In Melbourne alone, almost half (43 per cent) of all dog parks were found to have been contaminated, while in Hobart 20 per cent of parks were contaminated.

Up in Far North Queensland, the contamination rates were the highest in the country, with 100 per cent of the parks tested in the region found to be contaminated.

The frightening disease can trigger vomiting, diarrhoea, and anemia in both dogs and humans. File image. Credit: Getty Images

Rates of contamination in Queensland’s capital were also high, with 66 per cent of Brisbane’s dog parks contaminated.

Rates were also high in other capital cities such as Perth with 50 per cent pollution and in Darwin with 70 per cent pollution.

In Sydney and Adelaide, however, rates were lower, with just 8 per cent of Sydney dog ​​parks and 11 per cent of parks in Adelaide contaminated with the parasite.

While dog owners are being warned of the risks, parents are also being warned, as five of the seven worms identified in the study can make humans sick as well.

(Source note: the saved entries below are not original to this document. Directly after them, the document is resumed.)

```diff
+__device__ __forceinline__ void epi_stage_ln(const f32x4_t (&acc)[FM][FN], unsigned char* smem, const float* s_n0, const float* c_n0,
+                                             const float2* rowab, int row0, int col0, int lane) {
+    const int frow = lane & 15, fq = lane >> 4;
+    float2 ab[FM];
+#pragma unroll
+    for (int i = 0; i < FM; ++i) ab[i] = rowab[row0 + i * 16 + frow];
+#pragma unroll
+    for (int j = 0; j < FN; ++j) {
+        const int lcol = col0 + j * 16 + 4 * fq;
+        const float4 sv = *reinterpret_cast<const float4*>(s_n0 + lcol), cv = *reinterpret_cast<const float4*>(c_n0 + lcol);
+#pragma unroll
+        for (int i = 0; i < FM; ++i) {
+            const int lrow_px = row0 + i * 16 + frow;
+            float v0 = fmaf(ab[i].x, acc[i][j][0], fmaf(ab[i].y, sv.x, cv.x));
+            float v1 = fmaf(ab[i].x, acc[i][j][1], fmaf(ab[i].y, sv.y, cv.y));
+            float v2 = fmaf(ab[i].x, acc[i][j][2], fmaf(ab[i].y, sv.z, cv.z));
+            float v3 = fmaf(ab[i].x, acc[i][j][3], fmaf(ab[i].y, sv.w, cv.w));
+            if constexpr (ACT == EC_ACT_QUICKGELU) {
+                v0 *= __builtin_amdgcn_rcpf(1.f + __expf(-1.702f * v0)); v1 *= __builtin_amdgcn_rcpf(1.f + __expf(-1.702f * v1));
+                v2 *= __builtin_amdgcn_rcpf(1.f + __expf(-1.702f * v2)); v3 *= __builtin_amdgcn_rcpf(1.f + __expf(-1.702f * v3));
+            } else if constexpr (ACT == EC_ACT_RELU) {
+                v0 = ec_relu(v0); v1 = ec_relu(v1); v2 = ec_relu(v2); v3 = ec_relu(v3);
+            }
+            uint2 o;
+            o.x = ec_pack2(v0, v1);
+            o.y = ec_pack2(v2, v3);
+            *reinterpret_cast<uint2*>(smem + lrow_px * PITCH + lcol * 2) = o;
         }
     }
 }
@@ -544,7 +602,7 @@
     static_assert(BM == 256 || (BM == 192 && BN == 128 && !POOL && !X3), "tile heights: 256; 192 for 128-wide 1x1 / 3x3 tiles");
     constexpr int WN = (BN >= 256 || BM == 192) ? 4 : 2, WMW = 8 / WN;
     constexpr int TM = BM / WMW, TN = BN / WN;
-    constexpr int FM = TM / 32, FN = TN / 32;
+    constexpr int FM = TM / 16, FN = TN / 16;
     constexpr int NT = 512, LR = NT / 8;
     constexpr int A_IT = BM / LR, B_IT = BN / LR;
     constexpr int A_BYTES = BM * ROW_BYTES, B_BYTES = BN * ROW_BYTES, STAGE = A_BYTES + B_BYTES;
@@ -553,6 +611,7 @@
     extern __shared__ __attribute__((aligned(16))) unsigned char smem[];
 
     const unsigned long long t_entry = (ABL & 32) ? __builtin_amdgcn_s_memtime() : 0ull;
+    const unsigned long long r_entry = (ABL & 32) ? __builtin_amdgcn_s_memrealtime() : 0ull;
     const int tid = threadIdx.x;
     const int lane = tid & 63;
     const int wave = __builtin_amdgcn_readfirstlane(tid >> 6);
@@ -681,58 +740,51 @@
 #endif
     };
 
-    f32x16_t acc[FM][FN];
+    f32x4_t acc[FM][FN];
 #pragma unroll
     for (int i = 0; i < FM; ++i)
 #pragma unroll
         for (int j = 0; j < FN; ++j)
 #pragma unroll
-            for (int r = 0; r < 16; ++r) acc[i][j][r] = 0.f;
-
-    const int frow = lane & 31, fhalf = lane >> 5;
+            for (int r = 0; r < 4; ++r) acc[i][j][r] = 0.f;
+
+    const int frow = lane & 15, fq = lane >> 4;
     constexpr bool DB = (ABL & 256) != 0 && !X3;
     unsigned bfo[FN];
 #pragma unroll
     for (int j = 0; j < FN; ++j)
-        bfo[j] = (unsigned)((n0 >> 5) + wn * (TN / 32) + j) * (unsigned)(p.K >> 4) * 1024u + (unsigned)lane * 16u;
+        bfo[j] = (unsigned)((n0 >> 4) + wn * (TN / 16) + j) * (unsigned)(p.K >> 5) * 1024u + (unsigned)lane * 16u;
 #if defined(__HIP_DEVICE_COMPILE__)
     const __amdgpu_buffer_rsrc_t rs_wf = __builtin_amdgcn_make_buffer_rsrc((void*)p.w, 0, p.w_bytes, 0x00020000);
 #endif
-    s16x8_t fbd[2][2][FN];
-    auto bload = [&](int kt, int h, int u) {
+    s16x8_t fbd[2][FN];
+    auto bload = [&](int kt, int h) {
 #if defined(__HIP_DEVICE_COMPILE__)
-        const int soff = (kt * 4 + h * 2 + u) * 1024;
+        const int soff = (kt * 2 + h) * 1024;
 #pragma unroll
         for (int j = 0; j < FN; ++j)
-            fbd[h][u][j] = __builtin_bit_cast(s16x8_t, __builtin_amdgcn_raw_buffer_load_b128(rs_wf, (int)bfo[j], soff, 0));
+            fbd[h][j] = __builtin_bit_cast(s16x8_t, __builtin_amdgcn_raw_buffer_load_b128(rs_wf, (int)bfo[j], soff, 0));
 #endif
     };
-    int fa_base[FM], fb_base[FN];
-#pragma unroll
-    for (int i = 0; i < FM; ++i) fa_base[i] = (wm * TM + i * 32 + frow) * ROW_BYTES;
-#pragma unroll
-    for (int j = 0; j < FN; ++j) fb_base[j] = A_BYTES + (wn * TN + j * 32 + frow) * ROW_BYTES;
+    const int fa_base = (wm * TM + frow) * ROW_BYTES, fb_base = A_BYTES + (wn * TN + frow) * ROW_BYTES;
     const int fsw = (frow >> 1) & 7;
 
-    s16x8_t fa[LS ? 4 : 2][FM], fb[LS ? 4 : 2][FN];
+    s16x8_t fa[LS ? 2 : 1][FM], fb[LS ? 2 : 1][FN];
     auto read_half = [&](int kt, int stg, auto hc) {
         constexpr int h = decltype(hc)::value;
-        constexpr int fo = LS ? 2 * h : 0;
+        constexpr int fo = LS ? h : 0;
         const unsigned char* sta = smem + stg * STAGE;
         const unsigned char* stb = sta;
         if (X3) {
             sta = smem + ((kt / XP) & 1) * A_BYTES;
             stb = smem + A_BYTES + stg * B_BYTES;
         }
-#pragma unroll
-        for (int u = 0; u < 2; ++u) {
-            const int c = ((h * 2 + u) * 2 + fhalf) ^ fsw;
-#pragma unroll
-            for (int i = 0; i < FM; ++i) fa[fo + u][i] = *reinterpret_cast<const s16x8_t*>(sta + fa_base[i] + (c << 4));
-            if constexpr (!DB) {
-#pragma unroll
-                for (int j = 0; j < FN; ++j) fb[fo + u][j] = *reinterpret_cast<const s16x8_t*>(stb + fb_base[j] + (c << 4));
-            }
+        const int c = (h * 4 + fq) ^ fsw;
+#pragma unroll
+        for (int i = 0; i < FM; ++i) fa[fo][i] = *reinterpret_cast<const s16x8_t*>(sta + fa_base + (c << 4) + i * (16 * ROW_BYTES));
+        if constexpr (!DB) {
+#pragma unroll
+            for (int j = 0; j < FN; ++j) fb[fo][j] = *reinterpret_cast<const s16x8_t*>(stb + fb_base + (c << 4) + j * (16 * ROW_BYTES));
         }
     };
     using I0 = std::integral_constant<int, 0>;
@@ -744,7 +796,7 @@
     (std::make_integer_sequence<int, NPIECE>{});
     asm volatile("s_waitcnt vmcnt(0)" ::: "memory");
     __builtin_amdgcn_s_barrier();
-    if constexpr (DB) { bload(0, 0, 0); bload(0, 0, 1); bload(0, 1, 0); bload(0, 1, 1); }
+    if constexpr (DB) { bload(0, 0); bload(0, 1); }
     auto issue_all = [&](int kt, int buf) {
         glds_begin(kt, buf);
         [&]<int... Q>(std::integer_sequence<int, Q...>) { (glds_piece(std::integral_constant<int, Q>{}), ...); }
@@ -774,25 +826,25 @@
     auto mfma16 = [&](auto issue_c, auto hc, int kt) {
         constexpr bool ISSUE = decltype(issue_c)::value;
         [[maybe_unused]] constexpr int H = decltype(hc)::value;
-        constexpr int fo = LS ? 2 * H : 0;
+        constexpr int fo = LS ? H : 0;
         constexpr int PN = LS ? (NPIECE + 1 - H) / 2 : NPIECE, PBASE = LS ? (H ? (NPIECE + 1) / 2 : 0) : 0;
         [&]<int... Q>(std::integer_sequence<int, Q...>) {
             ([&] {
-                constexpr int u = Q / (FM * FN), r = Q % (FM * FN), i = r / FN, j = r % FN;
+                constexpr int i = Q / FN, j = Q % FN;
                 if constexpr (!(ABL & 2))
-                    acc[i][j] = __builtin_amdgcn_mfma_f32_32x32x16_bf16(
-                        __builtin_bit_cast(bf16x8_t, DB ? fbd[H][u][j] : fb[fo + u][j]), __builtin_bit_cast(bf16x8_t, fa[fo + u][i]), acc[i][j], 0, 0, 0);
-                if constexpr (DB && r == FM * FN - 1) {
-                    bload(kt + 1, H, u);
+                    acc[i][j] = __builtin_amdgcn_mfma_f32_16x16x32_bf16(
+                        __builtin_bit_cast(bf16x8_t, DB ? fbd[H][j] : fb[fo][j]), __builtin_bit_cast(bf16x8_t, fa[fo][i]), acc[i][j], 0, 0, 0);
+                if constexpr (DB && Q == FM * FN - 1) {
+                    bload(kt + 1, H);
                     __builtin_amdgcn_sched_barrier(0);
                 }
-                constexpr int NP = PN, EVERY = (2 * FM * FN) / (NP > 0 ? NP : 1);
+                constexpr int NP = PN, EVERY = (FM * FN) / (NP > 0 ? NP : 1);
                 if constexpr (ISSUE && NP > 0 && Q % EVERY == EVERY - 1 && Q / EVERY < NP) {
                     piece_pre(std::integral_constant<int, PBASE + Q / EVERY>{});
                     __builtin_amdgcn_sched_barrier(0);
                 }
             }(), ...);
-        }(std::make_integer_sequence<int, 2 * FM * FN>{});
+        }(std::make_integer_sequence<int, FM * FN>{});
     };
     using BT = std::true_type;
     using BF = std::false_type;
@@ -831,7 +883,7 @@
         if constexpr (!(abl & 4)) read_half(kt, cur, I1{});
         if constexpr (G == 1 && ISSUE) prep(kt + 2, cur);
         asm volatile("s_waitcnt lgkmcnt(0)" ::: "memory");
-        if constexpr (G == 1) { if constexpr (DB) asm volatile("s_waitcnt vmcnt(%0)" : : "n"(2 * FN) : "memory"); else asm volatile("s_waitcnt vmcnt(0)" ::: "memory"); }
+        if constexpr (G == 1) { if constexpr (DB) asm volatile("s_waitcnt vmcnt(%0)" : : "n"(FN) : "memory"); else asm volatile("s_waitcnt vmcnt(0)" ::: "memory"); }
         __builtin_amdgcn_sched_barrier(0);
         stamp();
         if constexpr (!(abl & 16)) __builtin_amdgcn_s_barrier();
@@ -839,7 +891,7 @@
         __builtin_amdgcn_s_setprio(1);
         mfma16(std::bool_constant<(G == 1 && ISSUE)>{}, I1{}, kt);
         __builtin_amdgcn_s_setprio(0);
-        if constexpr (G == 0) { if constexpr (DB) asm volatile("s_waitcnt vmcnt(%0)" : : "n"(2 * FN) : "memory"); else asm volatile("s_waitcnt vmcnt(0)" ::: "memory"); }
+        if constexpr (G == 0) { if constexpr (DB) asm volatile("s_waitcnt vmcnt(%0)" : : "n"(FN) : "memory"); else asm volatile("s_waitcnt vmcnt(0)" ::: "memory"); }
         __builtin_amdgcn_sched_barrier(0);
         stamp();
         if constexpr (!(abl & 16)) __builtin_amdgcn_s_barrier();
@@ -886,10 +938,13 @@
     }
     __syncthreads();
     const unsigned long long t_loop_end = (ABL & 32) ? __builtin_amdgcn_s_memtime() : 0ull;
+    const unsigned long long r_loop_end = (ABL & 32) ? __builtin_amdgcn_s_memrealtime() : 0ull;
     if constexpr ((abl & 32) != 0) if (dbg) {
         for (int i = 0; i < 256; ++i) ec_dbg_stamps[grp * 1024 + i] = i < dbg_i ? dbg_lds[i] : 0ull;
         ec_dbg_stamps[grp * 1024 + 300] = t_entry;
         ec_dbg_stamps[grp * 1024 + 301] = t_loop_end;
+        ec_dbg_stamps[grp * 1024 + 303] = r_entry;
+        ec_dbg_stamps[grp * 1024 + 304] = r_loop_end;
     }
     if constexpr ((abl & 32) != 0) __syncthreads();
 
@@ -901,23 +956,20 @@
         for (int pass = 0; pass < 2; ++pass) {
             if ((wm >> 1) == pass) {
 #pragma unroll
-                for (int j = 0; j < FN; ++j)
-#pragma unroll
-                    for (int g = 0; g < 4; ++g) {
-                        const int lcol = wn * TN + j * 32 + 8 * g + 4 * fhalf;
-                        float4 bv = make_float4(0.f, 0.f, 0.f, 0.f);
-                        if (p.bias) bv = *reinterpret_cast<const float4*>(p.bias + n0 + lcol);
-#pragma unroll
-                        for (int i = 0; i < FM; ++i) {
-                            const int lr = (wm & 1) * TM + i * 32 + frow;
-                            float4 v = make_float4(acc[i][j][4 * g + 0] + bv.x, acc[i][j][4 * g + 1] + bv.y,
-                                                   acc[i][j][4 * g + 2] + bv.z, acc[i][j][4 * g + 3] + bv.w);
-                            if (p.act == EC_ACT_RELU) {
-                                v.x = fmaxf(v.x, 0.f); v.y = fmaxf(v.y, 0.f); v.z = fmaxf(v.z, 0.f); v.w = fmaxf(v.w, 0.f);
-                            }
-                            *reinterpret_cast<float4*>(smem + lr * PITCHF + lcol * 4) = v;
+                for (int j = 0; j < FN; ++j) {
+                    const int lcol = wn * TN + j * 16 + 4 * fq;
+                    float4 bv = make_float4(0.f, 0.f, 0.f, 0.f);
+                    if (p.bias) bv = *reinterpret_cast<const float4*>(p.bias + n0 + lcol);
+#pragma unroll
+                    for (int i = 0; i < FM; ++i) {
+                        const int lr = (wm & 1) * TM + i * 16 + frow;
+                        float4 v = make_float4(acc[i][j][0] + bv.x, acc[i][j][1] + bv.y, acc[i][j][2] + bv.z, acc[i][j][3] + bv.w);
+                        if (p.act == EC_ACT_RELU) {
+                            v.x = fmaxf(v.x, 0.f); v.y = fmaxf(v.y, 0.f); v.z = fmaxf(v.z, 0.f); v.w = fmaxf(v.w, 0.f);
                         }
+                        *reinterpret_cast<float4*>(smem + lr * PITCHF + lcol * 4) = v;
                     }
+                }
             }
             __syncthreads();
 #pragma unroll
```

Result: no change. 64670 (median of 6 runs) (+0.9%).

University of Melbourne professor of Veterinary Parasitology Rebecca Traub told 7NEWS pet owners and parents should remain diligent.

“If kids are running around barefoot and if kids are playing without washing their hands and putting their hands in their mouth, that then becomes a risk for these kids,” she said.

“So something as simple as washing hands, and making sure you’re wearing footwear outside, these very basic precautions can help.”

How can we prevent it?

Traub said preventative measures, should be taken by pet owners in order to minimize the risks.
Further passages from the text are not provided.